The translation process is fundamentally straightforward. The mRNA strand bearing the transcribed code for synthesis of a protein interacts with relatively small RNA molecules (about 70-nucleotides) to which individual amino acids have been attached by an ester bond at the 3'-end.

These transfer RNA's (tRNA) have distinctive three-dimensional structures consisting of loops of single-stranded RNA connected by double stranded segments. This cloverleaf secondary structure is further wrapped into an "L-shaped" assembly, having the amino acid at the end of one arm, and a characteristic anti-codon region at the other end. The anti-codon consists of a nucleotide triplet that is the complement of the amino acid's codon(s). Models of two such tRNA molecules are shown to the right. When read from the top to the bottom, the anti-codons depicted here should complement a codon in the previous table.
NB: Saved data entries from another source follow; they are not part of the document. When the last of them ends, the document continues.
+        return (pl * 4 + kc) * kN2Kc + ((lane & 31) ^ (2 * kc)) * 16;
+    }
+    static __device__ __forceinline__ f16x8 frag_b(const unsigned char* st, int b_base, int lane, int kh, int pl, int t)
+    {
+        return as_fragh(*reinterpret_cast<const uint4*>(st + kN2Op + b_base + frag_off(lane, kh, pl) + t * 512));
+    }
+    static __device__ __forceinline__ f16x8 frag_a(const unsigned char* st, int a_base, int lane, int kh, int pl, int i)
+    {
+        return as_fragh(*reinterpret_cast<const uint4*>(st + a_base + frag_off(lane, kh, pl) + i * 512));
+    }
+    __device__ __forceinline__ void pair(int i, const f16x8 (&fb)[2], const f16x8& fa)
+    {
+#pragma unroll
+        for (int j = 0; j < 2; ++j) v[i][j] = __builtin_amdgcn_mfma_f32_32x32x16_f16(fb[j], fa, v[i][j], 0, 0, 0);
+    }
     __device__ __forceinline__ void step(const unsigned char* st, int a_base, int b_base, int lane)
     {
-        const int r32 = lane & 31, gh = lane >> 5;
 #pragma unroll
         for (int kh = 0; kh < 2; ++kh) {
-            const int kc = 2 * kh + gh;
-            const int sw = (r32 ^ (2 * kc)) * 16;
             f16x8 fb[2][2];
 #pragma unroll
             for (int pl = 0; pl < 2; ++pl)
 #pragma unroll
-                for (int t = 0; t < 2; ++t) fb[pl][t] = as_fragh(*reinterpret_cast<const uint4*>(st + kN2Op + b_base + (pl * 4 + kc) * kN2Kc + t * 512 + sw));
+                for (int t = 0; t < 2; ++t) fb[pl][t] = frag_b(st, b_base, lane, kh, pl, t);
 #pragma unroll
             for (int i = 0; i < 4; ++i) {
-                const f16x8 fah = as_fragh(*reinterpret_cast<const uint4*>(st + a_base + (0 * 4 + kc) * kN2Kc + i * 512 + sw));
-                const f16x8 fal = as_fragh(*reinterpret_cast<const uint4*>(st + a_base + (1 * 4 + kc) * kN2Kc + i * 512 + sw));
-#pragma unroll
-                for (int j = 0; j < 2; ++j) v[i][j] = __builtin_amdgcn_mfma_f32_32x32x16_f16(fb[1][j], fah, v[i][j], 0, 0, 0);
-#pragma unroll
-                for (int j = 0; j < 2; ++j) v[i][j] = __builtin_amdgcn_mfma_f32_32x32x16_f16(fb[0][j], fal, v[i][j], 0, 0, 0);
-#pragma unroll
-                for (int j = 0; j < 2; ++j) v[i][j] = __builtin_amdgcn_mfma_f32_32x32x16_f16(fb[0][j], fah, v[i][j], 0, 0, 0);
+                const f16x8 fah = frag_a(st, a_base, lane, kh, 0, i), fal = frag_a(st, a_base, lane, kh, 1, i);
+                pair(i, fb[1], fah);
+                pair(i, fb[0], fal);
+                pair(i, fb[0], fah);
             }
         }
     }
@@ -59,7 +81,7 @@
     const __amdgpu_buffer_rsrc_t brs = __builtin_amdgcn_make_buffer_rsrc(const_cast<float*>(p.b), 0, p.b_bytes, 0x00020000);
     const int acolb = (m0 + col) * 4, bcolb = (CV ? (n0 % p.cv_cin) + col : n0 + col) * 4;
     const int ldab = (int)p.lda * 4, ldbb = (int)p.ldb * 4;
-    int cv_dy = 0, cv_dx = 0, cv_sh = 0, cvx0 = 0, cvy0 = 0, cvx1 = 0, cvy1 = 0;
+    int cv_dy = 0, cv_dx = 0, cv_sh = 0, cvx0 = 0, cvy0 = 0, cvx1 = 0, cvy1 = 0, cv_sx = 0, cv_sy = 0;
     if constexpr (CV) {
         const int tap = n0 / p.cv_cin;
         cv_dy = tap / 3 - 1; cv_dx = tap % 3 - 1;
@@ -67,79 +89,148 @@
         const int rb0 = r_begin + kc0 * 8, rb1 = rb0 + 16;
         cvx0 = rb0 % p.cv_W; cvy0 = (rb0 / p.cv_W) % p.cv_H;
         cvx1 = rb1 % p.cv_W; cvy1 = (rb1 / p.cv_W) % p.cv_H;
-    }
-    (void)cv_dy; (void)cv_dx; (void)cv_sh;
+        cv_sx = kBK % p.cv_W; cv_sy = (kBK / p.cv_W) % p.cv_H;
+    }
+    (void)cv_dy; (void)cv_dx; (void)cv_sh; (void)cv_sx; (void)cv_sy;
     float xa0[8], xa1[8], xb0[8], xb1[8];
     float csa = 0.f;
+    unsigned cv_ok = 0;
+    (void)cv_ok;
     const bool want_csa = p.csum_a && tn == 0;
 
-#define N2_LOAD_A(r0, TAIL)                                                                                      \
-    {                                                                                                            \
-        _Pragma("unroll") for (int j = 0; j < 8; ++j) {                                                          \
-            const int q0 = (r0) + kc0 * 8 + j, q1 = q0 + 16;                                                     \
-            const int c0 = TAIL ? min(q0, r_end - 1) : q0, c1 = TAIL ? min(q1, r_end - 1) : q1;                  \
-            float va0 = __int_as_float(__builtin_amdgcn_raw_buffer_load_b32(ars, acolb, c0 * ldab, 0));          \
-            float va1 = __int_as_float(__builtin_amdgcn_raw_buffer_load_b32(ars, acolb, c1 * ldab, 0));          \
-            if (TAIL) { va0 = q0 < r_end ? va0 : 0.f; va1 = q1 < r_end ? va1 : 0.f; }                            \
-            xa0[j] = va0; xa1[j] = va1;                                                                          \
-        }                                                                                                        \
-    }
-#define N2_LOAD_B(r0, TAIL)                                                                                      \
-    {                                                                                                            \
-        _Pragma("unroll") for (int j = 0; j < 8; ++j) {                                                          \
-            const int q0 = (r0) + kc0 * 8 + j, q1 = q0 + 16;                                                     \
-            int c0 = TAIL ? min(q0, r_end - 1) : q0, c1 = TAIL ? min(q1, r_end - 1) : q1;                        \
-            if constexpr (CV) { c0 = min(max(c0 + cv_sh, 0), p.R - 1); c1 = min(max(c1 + cv_sh, 0), p.R - 1); }  \
-            float vb0 = __int_as_float(__builtin_amdgcn_raw_buffer_load_b32(brs, bcolb, c0 * ldbb, 0));          \
-            float vb1 = __int_as_float(__builtin_amdgcn_raw_buffer_load_b32(brs, bcolb, c1 * ldbb, 0));          \
-            if constexpr (CV) {                                                                                  \
-                const bool ok0 = (unsigned)(cvy0 + cv_dy) < (unsigned)p.cv_H && (unsigned)(cvx0 + j + cv_dx) < (unsigned)p.cv_W; \
-                const bool ok1 = (unsigned)(cvy1 + cv_dy) < (unsigned)p.cv_H && (unsigned)(cvx1 + j + cv_dx) < (unsigned)p.cv_W; \
-                vb0 = ok0 ? vb0 : 0.f; vb1 = ok1 ? vb1 : 0.f;                                                    \
+#define N2_LOAD_A(r0, TAIL, j)                                                                                   \
+    {                                                                                                            \
+        const int q0 = (r0) + kc0 * 8 + (j), q1 = q0 + 16;                                                       \
+        const int c0 = TAIL ? min(q0, r_end - 1) : q0, c1 = TAIL ? min(q1, r_end - 1) : q1;                      \
+        float va0 = __int_as_float(__builtin_amdgcn_raw_buffer_load_b32(ars, acolb, c0 * ldab, 0));              \
+        float va1 = __int_as_float(__builtin_amdgcn_raw_buffer_load_b32(ars, acolb, c1 * ldab, 0));              \
+        if (TAIL) { va0 = q0 < r_end ? va0 : 0.f; va1 = q1 < r_end ? va1 : 0.f; }                                \
+        xa0[j] = va0; xa1[j] = va1;                                                                              \
+    }
+#define N2_LOAD_B(r0, TAIL, j)                                                                                   \
+    {                                                                                                            \
+        const int q0 = (r0) + kc0 * 8 + (j), q1 = q0 + 16;                                                       \
+        int c0 = TAIL ? min(q0, r_end - 1) : q0, c1 = TAIL ? min(q1, r_end - 1) : q1;                            \
+        if constexpr (CV) { c0 = min(max(c0 + cv_sh, 0), p.R - 1); c1 = min(max(c1 + cv_sh, 0), p.R - 1); }      \
+        float vb0 = __int_as_float(__builtin_amdgcn_raw_buffer_load_b32(brs, bcolb, c0 * ldbb, 0));              \
+        float vb1 = __int_as_float(__builtin_amdgcn_raw_buffer_load_b32(brs, bcolb, c1 * ldbb, 0));              \
+        if constexpr (CV) {                                                                                      \
+            const bool ok0 = (unsigned)(cvy0 + cv_dy) < (unsigned)p.cv_H && (unsigned)(cvx0 + (j) + cv_dx) < (unsigned)p.cv_W; \
+            const bool ok1 = (unsigned)(cvy1 + cv_dy) < (unsigned)p.cv_H && (unsigned)(cvx1 + (j) + cv_dx) < (unsigned)p.cv_W; \
+               \
+            if ((j) == 0) cv_ok = 0;                                                                             \
+            cv_ok |= (ok0 ? 1u : 0u) << (j) | (ok1 ? 1u : 0u) << (8 + (j));                                      \
+        }                                                                                                        \
+        if (TAIL) { vb0 = q0 < r_end ? vb0 : 0.f; vb1 = q1 < r_end ? vb1 : 0.f; }                                \
+        xb0[j] = vb0; xb1[j] = vb1;                                                                              \
+        if constexpr (CV) {                                                                                      \
+            if ((j) == 7) {                                              \
+                cvx0 += cv_sx; cvy0 += cv_sy; if (cvx0 >= p.cv_W) { cvx0 -= p.cv_W; ++cvy0; } cvy0 = cvy0 >= p.cv_H ? cvy0 - p.cv_H : cvy0; \
+                cvx1 += cv_sx; cvy1 += cv_sy; if (cvx1 >= p.cv_W) { cvx1 -= p.cv_W; ++cvy1; } cvy1 = cvy1 >= p.cv_H ? cvy1 - p.cv_H : cvy1; \
             }                                                                                                    \
-            if (TAIL) { vb0 = q0 < r_end ? vb0 : 0.f; vb1 = q1 < r_end ? vb1 : 0.f; }                            \
-            xb0[j] = vb0; xb1[j] = vb1;                                                                          \
-        }                                                                                                        \
-        if constexpr (CV) {                                              \
-            cvx0 += kBK; while (cvx0 >= p.cv_W) { cvx0 -= p.cv_W; cvy0 = cvy0 + 1 == p.cv_H ? 0 : cvy0 + 1; }    \
-            cvx1 += kBK; while (cvx1 >= p.cv_W) { cvx1 -= p.cv_W; cvy1 = cvy1 + 1 == p.cv_H ? 0 : cvy1 + 1; }    \
-        }                                                                                                        \
-    }
-#define N2_LOAD(r0, TAIL) { N2_LOAD_A(r0, TAIL) N2_LOAD_B(r0, TAIL) }
+        }                                                                                                        \
+    }
 
     AccN2 acc;
     acc.zero();
     const int a_base = wr * 128 * 16, b_base = wc * 64 * 16;
     const int sl0 = (col ^ (2 * kc0)) * 16, sl1 = (col ^ (2 * kc0 + 4)) * 16;
 
-    if (r_begin + kBK <= r_end) N2_LOAD(r_begin, false) else N2_LOAD(r_begin, true);
-    int s = 0;
-    for (int r0 = r_begin; r0 < r_end; r0 += kBK, s ^= 1) {
-        unsigned char* st = lds + s * kN2Stage;
-        uint4 h, l;
-        const bool full_next = r0 + 2 * kBK <= r_end, some_next = r0 + kBK < r_end;
-        split8h(make_float4(xa0[0], xa0[1], xa0[2], xa0[3]), make_float4(xa0[4], xa0[5], xa0[6], xa0[7]), sc_a, &h, &l);
-        *reinterpret_cast<uint4*>(st + (0 * 4 + kc0) * kN2Kc + sl0) = h;
-        *reinterpret_cast<uint4*>(st + (1 * 4 + kc0) * kN2Kc + sl0) = l;
-        split8h(make_float4(xa1[0], xa1[1], xa1[2], xa1[3]), make_float4(xa1[4], xa1[5], xa1[6], xa1[7]), sc_a, &h, &l);
-        *reinterpret_cast<uint4*>(st + (0 * 4 + kc0 + 2) * kN2Kc + sl1) = h;
-        *reinterpret_cast<uint4*>(st + (1 * 4 + kc0 + 2) * kN2Kc + sl1) = l;
-        if (want_csa) {
-#pragma unroll
-            for (int j = 0; j < 8; ++j) csa += xa0[j] + xa1[j];
-        }
-        if (full_next) N2_LOAD_A(r0 + kBK, false) else if (some_next) N2_LOAD_A(r0 + kBK, true);
-        split8h(make_float4(xb0[0], xb0[1], xb0[2], xb0[3]), make_float4(xb0[4], xb0[5], xb0[6], xb0[7]), sc_b, &h, &l);
-        *reinterpret_cast<uint4*>(st + kN2Op + (0 * 4 + kc0) * kN2Kc + sl0) = h;
-        *reinterpret_cast<uint4*>(st + kN2Op + (1 * 4 + kc0) * kN2Kc + sl0) = l;
-        split8h(make_float4(xb1[0], xb1[1], xb1[2], xb1[3]), make_float4(xb1[4], xb1[5], xb1[6], xb1[7]), sc_b, &h, &l);
-        *reinterpret_cast<uint4*>(st + kN2Op + (0 * 4 + kc0 + 2) * kN2Kc + sl1) = h;
-        *reinterpret_cast<uint4*>(st + kN2Op + (1 * 4 + kc0 + 2) * kN2Kc + sl1) = l;
-        if (full_next) N2_LOAD_B(r0 + kBK, false) else if (some_next) N2_LOAD_B(r0 + kBK, true);
+    unsigned hb[4], lb[4];
+#define N2_STAGE(nx, u, LA, LB)                                                                                  \
+    {                                                                                                            \
+        if ((u) < 4) split2h(xa0[2 * ((u) & 3)], xa0[2 * ((u) & 3) + 1], sc_a, &hb[(u) & 3], &lb[(u) & 3]);      \
+        else if ((u) < 8) {                                                                                      \
+            split2h(xa1[2 * ((u) & 3)], xa1[2 * ((u) & 3) + 1], sc_a, &hb[(u) & 3], &lb[(u) & 3]);               \
+            csa += xa0[2 * ((u) & 3)] + xa1[2 * ((u) & 3)];                                                      \
+            csa += xa0[2 * ((u) & 3) + 1] + xa1[2 * ((u) & 3) + 1];                                              \
+        }                                                                                                        \
+        else if ((u) < 12) {                                                                                     \
+            if constexpr (CV) {                                                                                  \
+                xb0[2 * ((u) & 3)] = (cv_ok >> (2 * ((u) & 3))) & 1 ? xb0[2 * ((u) & 3)] : 0.f;                  \
+                xb0[2 * ((u) & 3) + 1] = (cv_ok >> (2 * ((u) & 3) + 1)) & 1 ? xb0[2 * ((u) & 3) + 1] : 0.f;      \
+            }                                                                                                    \
+            split2h(xb0[2 * ((u) & 3)], xb0[2 * ((u) & 3) + 1], sc_b, &hb[(u) & 3], &lb[(u) & 3]);               \
+        }                                                                                                        \
+        else if ((u) < 16) {                                                                                     \
+            if constexpr (CV) {                                                                                  \
+                xb1[2 * ((u) & 3)] = (cv_ok >> (8 + 2 * ((u) & 3))) & 1 ? xb1[2 * ((u) & 3)] : 0.f;              \
+                xb1[2 * ((u) & 3) + 1] = (cv_ok >> (9 + 2 * ((u) & 3))) & 1 ? xb1[2 * ((u) & 3) + 1] : 0.f;      \
+            }                                                                                                    \
+            split2h(xb1[2 * ((u) & 3)], xb1[2 * ((u) & 3) + 1], sc_b, &hb[(u) & 3], &lb[(u) & 3]);               \
+        }                                                                                                        \
+        if ((u) < 16 && ((u) & 3) == 3) {                                                                        \
+            unsigned char* dst = (nx) + ((u) >= 8 ? kN2Op : 0) + ((u) & 4 ? 2 * kN2Kc + sl1 : sl0) + kc0 * kN2Kc; \
+            *reinterpret_cast<uint4*>(dst) = make_uint4(hb[0], hb[1], hb[2], hb[3]);                             \
+            *reinterpret_cast<uint4*>(dst + 4 * kN2Kc) = make_uint4(lb[0], lb[1], lb[2], lb[3]);                 \
+        }                                                                                                        \
+        if ((u) >= 8 && (u) < 16) LA((u) - 8)                                                                    \
+        if ((u) >= 16) LB((u) - 16)                                                                              \
+    }
+#define N2_BODY(LA, LB)                                                                                          \
+    {                                                                                                            \
+        const unsigned char* st = lds + s * kN2Stage;                                                            \
+        unsigned char* nx = lds + (s ^ 1) * kN2Stage;                                                            \
+        f16x8 fbh[2][2], fbl[2], fah[2], fal;      \
+        _Pragma("unroll") for (int t = 0; t < 2; ++t) fbl[t] = AccN2::frag_b(st, b_base, lane, 0, 1, t);         \
+        _Pragma("unroll") for (int t = 0; t < 2; ++t) fbh[0][t] = AccN2::frag_b(st, b_base, lane, 0, 0, t);      \
+        fah[0] = AccN2::frag_a(st, a_base, lane, 0, 0, 0);                                                       \
+        fal = AccN2::frag_a(st, a_base, lane, 0, 1, 0);                                                          \
+        _Pragma("unroll") for (int u = 0; u < 24; ++u) {                                                         \
+            const int kh = u / 12, i = (u % 12) / 3, pr = u % 3, par = (u / 3) & 1;                              \
+                                                                                  \
+            if (pr == 0 && u + 3 < 24) fah[par ^ 1] = AccN2::frag_a(st, a_base, lane, (u + 3) / 12, 0, ((u + 3) % 12) / 3); \
+            if (pr == 2 && u + 1 < 24) fal = AccN2::frag_a(st, a_base, lane, (u + 1) / 12, 1, ((u + 1) % 12) / 3); \
+            if (u == 8) { _Pragma("unroll") for (int t = 0; t < 2; ++t) fbh[1][t] = AccN2::frag_b(st, b_base, lane, 1, 0, t); } \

Cloverleaf cartoons of three other tRNA molecules will be shown on the right by clicking on the diagram.

A cell's protein synthesis takes place in organelles called ribosomes. Ribosomes are complex structures made up of two distinct and separable subunits (one about twice the size of the other). Each subunit is composed of one or two RNA molecules (60-70%) associated with 20 to 40 small proteins (30-40%). The ribosome accepts a mRNA molecule, binding initially to a characteristic nucleotide sequence at the 5'-end (colored light blue in the following diagram). This unique binding assures that polypeptide synthesis starts at the right codon. A tRNA molecule with the appropriate anti-codon then attaches at the starting point and this is followed by a series of adjacent tRNA attachments, peptide bond formation and shifts of the ribosome along the mRNA chain to expose new codons to the ribosomal chemistry.
The following diagram is designed as a slide show illustrating these steps. The outcome is synthesis of a polypeptide chain corresponding to the mRNA blueprint. A "stop codon" at a designated position on the mRNA terminates the synthesis by introduction of a "Release Factor".